We can definitely improve upon the aspects of what we have now, by
incremental change or revolution. But I doubt we'll ever have a
community that is "right" for everyone.
>
> My experience has been that OpenStack is relatively slow. In fact the
> feedback I get from people who are secondary (short span contributors)
> is that it's very slow. There's a genuine reason for that and it's not
> as simple as you are an Open Source/Community project or that people are
> unreasonable or that there's lot of bike-shedding, etc.
>
It's slow like a freight train. Sure, time from point A to point B for
any one interest can be agonizingly slow. But the aggregate number of
changes (both in design, as well as code) is _staggering_ given the
number of competing interests involved.
>
> We are developing something that is usable, operationally friendly and
> that it's easier to contribute & maintain but, many strong influencers
> are missing on the most important need for OpenStack -- efficient way of
> communication. I think we have the tools and right approach on paper and
> we've mandated it in the charter too, but that's not enough to operate
> things. Also, many people like to work on the assumption that all the
> tools of communication are equivalent or useful and there are no
> side-effects of using them ever. I strongly disagree. Please find the
> reason below:
>
I'd be interested to see evidence of anyone believing something close
to that, much less "many people".
I do believe people don't take into account everyone's perspective and
communication style when choosing how to communicate. But we can't really
know all of the ways anything we do in a distributed system affects all
of the parts. We can reason about it, and I think you've done a fine job
of reasoning through some of the points. But you can't know, nor can I,
and I don't think anyone is laboring under the illusion that they can
know this.
>
> Let me start from scratch:-
>
>
> * What is code really?
>
> Code is nothing but a way to communicate your decisions. These decisions
> (if, then, else, while, etc.) are nothing but a way to consistently
> produce a repeatable output using a machine. (
> https://en.wikipedia.org/wiki/Turing_machine )
>
We'll have to agree to disagree here. _YES_ code does as much
communicating with humans as it does controlling computers. However,
there's a huge difference between the way communication works
(influence) and the way computing works (control).
>
> * If it's that simple, why is there even a problem?
>
> Decisions when taken in tandem or in parallel can result into a more
> complex phenomenon that is not perceptibly evident. That results into
> assumptions.
>
Isn't it funny how our communication system has the same problems as our
software? [1]
[1] https://en.wikipedia.org/wiki/Conway's_law
>
> * So, what can be the blocker?
>
> Nothing, but working with these assumptions is really the blocker. That
> is exactly why many people in their feedback say we have a "people
> problem" in OpenStack. But it's not really the people problem, it is the
> assumption problem.
>
> Assumptions are very very bad:
>
> With 'n' problems in a domain and 'm' people working on all those
> problems, individually, we have the assumption problem of the order of
> O((m*e)^n) where you can think of 'e' as the convergence factor.

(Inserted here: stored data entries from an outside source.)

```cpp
FEC_DEV secp::pt padd_slots(const u32* lp, const u32* lq, lmask& need_double) {
  using namespace secp;
  fe z1s, z1c, z2s, z2c;
  lmask maybe;
  {
    const fe z1 = ldc(lp, 2);
    maybe = lanes_where(z1.w[0] == 0u);
    z1s = sqr(z1);
    z1c = mul(z1s, z1);
  }
  __builtin_amdgcn_sched_barrier(0);
  {
    const fe z2 = ldc(lq, 2);
    maybe |= lanes_where(z2.w[0] == 0u);
    z2s = sqr(z2);
    z2c = mul(z2s, z2);
  }
  __builtin_amdgcn_sched_barrier(0);
  const fe u1 = mul(ldc(lp, 0), z2s);
  const fe u2 = mul(ldc(lq, 0), z1s);
  __builtin_amdgcn_sched_barrier(0);
  const fe s1 = mul(ldc(lp, 1), z2c);
  const fe s2 = mul(ldc(lq, 1), z1c);
  __builtin_amdgcn_sched_barrier(0);
  lmask ueq = 0, seq = 0;
  if (__builtin_expect(lanes_where(u1.w[0] == u2.w[0]) != 0, 0)) {
    ueq = fe_eq(u1, u2);
    seq = fe_eq(s1, s2);
  }
  const fe h = sub(u2, u1);
  const fe r = sub(s2, s1);
  const fe h2 = sqr(h);
  const fe h3 = mul(h2, h);
  const fe u1h2 = mul(u1, h2);
  pt o;
  o.x = sub(sub(sub(sqr(r), h3), u1h2), u1h2);
  o.y = sub(mul(r, sub(u1h2, o.x)), mul(s1, h3));
  o.z = mul(mul(h, ldc(lp, 2)), ldc(lq, 2));
  need_double = 0;
  if (__builtin_expect((maybe | ueq) != 0, 0)) {
    const pt p = ld3(lp, TPB), q = ld3(lq, TPB);
    const lmask idp = is_identity(p), idq = is_identity(q);
    o = pt_select(o, identity(), ueq & ~seq);
    o = pt_select(o, p, idq);
    o = pt_select(o, q, idp);
    need_double = ueq & seq & ~idp & ~idq;
  }
  return o;
}

}

template <int MODE>
__global__ __launch_bounds__(TPB, 3) void k_secp_mul(const u32* __restrict__ scalars,
                                                  const u32* __restrict__ points,
                                                  u32* __restrict__ out, size_t n,
                                                  const u32* __restrict__ prefix, int wbits) {
  __shared__ u32 lds[48 * TPB];
  const int valid = block_valid(n);
  const size_t first = (size_t)blockIdx.x * TPB;
  const int e = threadIdx.x;
  if (MODE == 0) stage_in<24>(lds, points + first * 24, valid);
  __syncthreads();
  if (e < valid) {
    const size_t g = first + e;
    const u32* kg = scalars + g * 8;
    lmask early = 0;
    u32* const slot0 = lds + e;
    int i0 = 0, i1 = 256;
    if (MODE != 3) {
      u32 any = 0;
      FEC_UNROLL for (int i = 0; i < 8; ++i) any |= kg[i];
      early = lanes_where(any == 0);
    }
    if (MODE == 2) early |= secp::is_identity(ld3(points, 1));
    if (MODE == 2 || MODE == 3) {
      const u32 idx = MODE == 3 ? (u32)(g >> 1) : __builtin_bswap32(kg[0]) >> (32 - wbits);
      const uint4* row = reinterpret_cast<const uint4*>(prefix + (size_t)idx * 48);
      FEC_UNROLL for (int q = 0; q < 12; ++q) {
        const uint4 x = row[q];
        slot0[(4 * q + 0) * TPB] = x.x;
        slot0[(4 * q + 1) * TPB] = x.y;
        slot0[(4 * q + 2) * TPB] = x.z;
        slot0[(4 * q + 3) * TPB] = x.w;
      }
      i0 = MODE == 3 ? 0 : wbits;
      if (MODE == 3) i1 = 1;
    } else {
      const secp::pt r1 = MODE != 0 ? ld3(points, 1) : ld3(lds + e, TPB);
      early |= secp::is_identity(r1);
      st3(slot0, TPB, secp::identity());
      st3(slot0 + 24 * TPB, TPB, r1);
    }
    u32 kword = MODE == 3 ? 0u : kg[i0 >> 5];
#pragma unroll 1
    for (int i = i0; i < i1; ++i) {
      u32 b;
      if (MODE == 3) {
        b = (u32)g & 1u;
      } else {
        if ((i & 31) == 0) kword = kg[i >> 5];
        const int sh = (((i >> 3) & 3) << 3) + 7 - (i & 7);
        b = (kword >> sh) & 1u;
      }
      lmask nd;
      secp::pt s = padd_slots(slot0, slot0 + 24 * TPB, nd);
      if (__builtin_expect(nd != 0, 0)) {
        secp::pt d0 = secp::pdouble(ld3(slot0, TPB));
        s = secp::pt_select(s, d0, nd);
      }
      u32* const slot_d = slot0 + b * (24u * TPB);
      u32* const slot_s = slot0 + (b ^ 1u) * (24u * TPB);
      const secp::pt din = ld3(slot_d, TPB);
      st3(slot_s, TPB, s);
      st3(slot_d, TPB, secp::pdouble(din));
    }
    if (MODE != 3) {
      const secp::pt r0 = secp::pt_select(ld3(slot0, TPB), secp::identity(), early);
      st3(slot0, TPB, r0);
    }
  }
  __syncthreads();
  if (MODE == 3) stage_out<48>(out + first * 48, lds, valid);
  else stage_out<24>(out + first * 24, lds, valid);
}

void secp_launch_mul(const SchedEnv& env, bool fixed, const u32* scalars, const u32* points, u32* out, size_t n, hipStream_t s) {
  const unsigned grid = (unsigned)((n + TPB - 1) / TPB);
  const int w = (int)env.gen_prefix_bits[FEC_SECP256K1];
  if (fixed && w > 0 && points == env.gen[FEC_SECP256K1] && env.gen_prefix[FEC_SECP256K1] != nullptr)
    hipLaunchKernelGGL((k_secp_mul<2>), dim3(grid), dim3(TPB), 0, s, scalars, points, out, n, env.gen_prefix[FEC_SECP256K1], w);
  else if (fixed) hipLaunchKernelGGL((k_secp_mul<1>), dim3(grid), dim3(TPB), 0, s, scalars, points, out, n, (const u32*)nullptr, 0);
  else hipLaunchKernelGGL((k_secp_mul<0>), dim3(grid), dim3(TPB), 0, s, scalars, points, out, n, (const u32*)nullptr, 0);
}

void secp_prefix_level_launch(const u32* parent, u32* child, size_t child_entries, hipStream_t s) {
  hipLaunchKernelGGL((k_secp_mul<3>), dim3((unsigned)((child_entries + TPB - 1) / TPB)), dim3(TPB), 0, s, (const u32*)nullptr,
                     (const u32*)nullptr, child, child_entries, parent, 0);
}

}
```

### forge_ec_amd/csrc/secp256k1.hpp

```cpp
#pragma once
#include "limbs.hpp"

namespace fecgpu {
namespace secp {

#define FEC_SECP_C 0x3d1, 1, 0, 0, 0, 0, 0, 0
#define FEC_SECP_P 0xfffffc2f, -2, -1, -1, -1, -1, -1, -1

FEC_DEV fe csub_p(const fe& v) {
  fe w;
  lmask ov;
  FEC_ADDK256(w, v, ov, FEC_SECP_C);
  return fe_select(v, w, ov);
}
FEC_DEV lmask maybe_ge_p(const fe& v) {
  u32 ones = v.w[2] & v.w[3] & v.w[4] & v.w[5] & v.w[6] & v.w[7];
  return lanes_where(ones == 0xFFFFFFFFu);
}
FEC_DEV fe csub_p_unlikely(const fe& v) {
  if (__builtin_expect(maybe_ge_p(v) != 0, 0)) return csub_p(v);
  return v;
}

FEC_DEV fe add(const fe& a, const fe& b) {
  fe s;
  const lmask carry = add256(s, a, b);
  if (__builtin_expect(lanes_where(s.w[7] == 0xFFFFFFFFu) != 0, 0)) {
    fe w;
    lmask ov;
    FEC_ADDK256(w, s, ov, FEC_SECP_C);
    return fe_select(s, w, carry | ov);
  }
  lmask cy;
  FEC_ADD_SHORT2(s, carry, cy, 0x3d1);
  if (__builtin_expect(cy != 0, 0)) carry_from<2>(s, cy);
  return s;
}

FEC_DEV fe dbl(const fe& a) {
  fe s;
  const lmask carry = dbl256(s, a);
  if (__builtin_expect(lanes_where(s.w[7] == 0xFFFFFFFFu) != 0, 0)) {
    fe w;
    lmask ov;
    FEC_ADDK256(w, s, ov, FEC_SECP_C);
    return fe_select(s, w, carry | ov);
  }
  lmask cy;
  FEC_ADD_SHORT2(s, carry, cy, 0x3d1);
  if (__builtin_expect(cy != 0, 0)) carry_from<2>(s, cy);
  return s;
}

FEC_DEV fe sub(const fe& a, const fe& b) {
  fe d;
  const lmask borrow = sub256(d, a, b);
  lmask bw;
  FEC_SUB_SHORT2(d, borrow, bw, 0x3d1);
  if (__builtin_expect(bw != 0, 0)) borrow_from<2>(d, bw);
  return d;
}

FEC_DEV fe neg(const fe& a) {
  fe r;
  lmask t;
  FEC_KSUB256(r, a, t, FEC_SECP_P);
  (void)t;
  return fe_select(r, a, fe_is_zero(a));
}

FEC_DEV fe mont_reduce(const u32 t[16]) {
  const u32 N0P = 0xD2253531u;
  u32 m[8];
  u32 e_lo = 0, e_hi = 0;
  FEC_UNROLL for (int k = 0; k < 8; ++k) {
    u32 x = t[k] - e_lo;
    m[k] = x * N0P;
    u64 d = (u64)m[k] * 977u + (((u64)e_hi << 32) | e_lo);
    u64 e = (d >> 32) + m[k];
    e_lo = (u32)e;
    e_hi = (u32)(e >> 32);
  }
  fe th, mm, v, v2;
  FEC_UNROLL for (int i = 0; i < 8; ++i) {
    th.w[i] = t[8 + i];
    mm.w[i] = m[i];
  }
  add256(v, th, mm);
  sub_lohi256(v2, v, e_lo, e_hi);
  return csub_p_unlikely(v2);
}

FEC_DEV fe mul_small_cxx(const fe& a, u32 k) {
  u32 t[16];
  mul_wide_small(t, a, k);
  return mont_reduce(t);
}

FEC_DEV fe mul_cxx(const fe& a, const fe& b) {
  u32 t[16];
  mul_wide(t, a, b);
  return mont_reduce(t);
}
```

> Convergence factor being the ability of a group to come to an agreement
> of the order of 'agree to agree', 'agree to disagree' (add percentages
> to each for more granularity). There is also another assumption (for the
> convergence factor) that everyone wants to work in the best interest of
> solving the problems in that domain.
>
>
rAmen brother. We can't assume to know the motivations of anyone, though
we can at least decide how much to trust what people say. So if they say
that they're interested in solving the problems in a domain, I certainly
will give them space to prove that right or wrong.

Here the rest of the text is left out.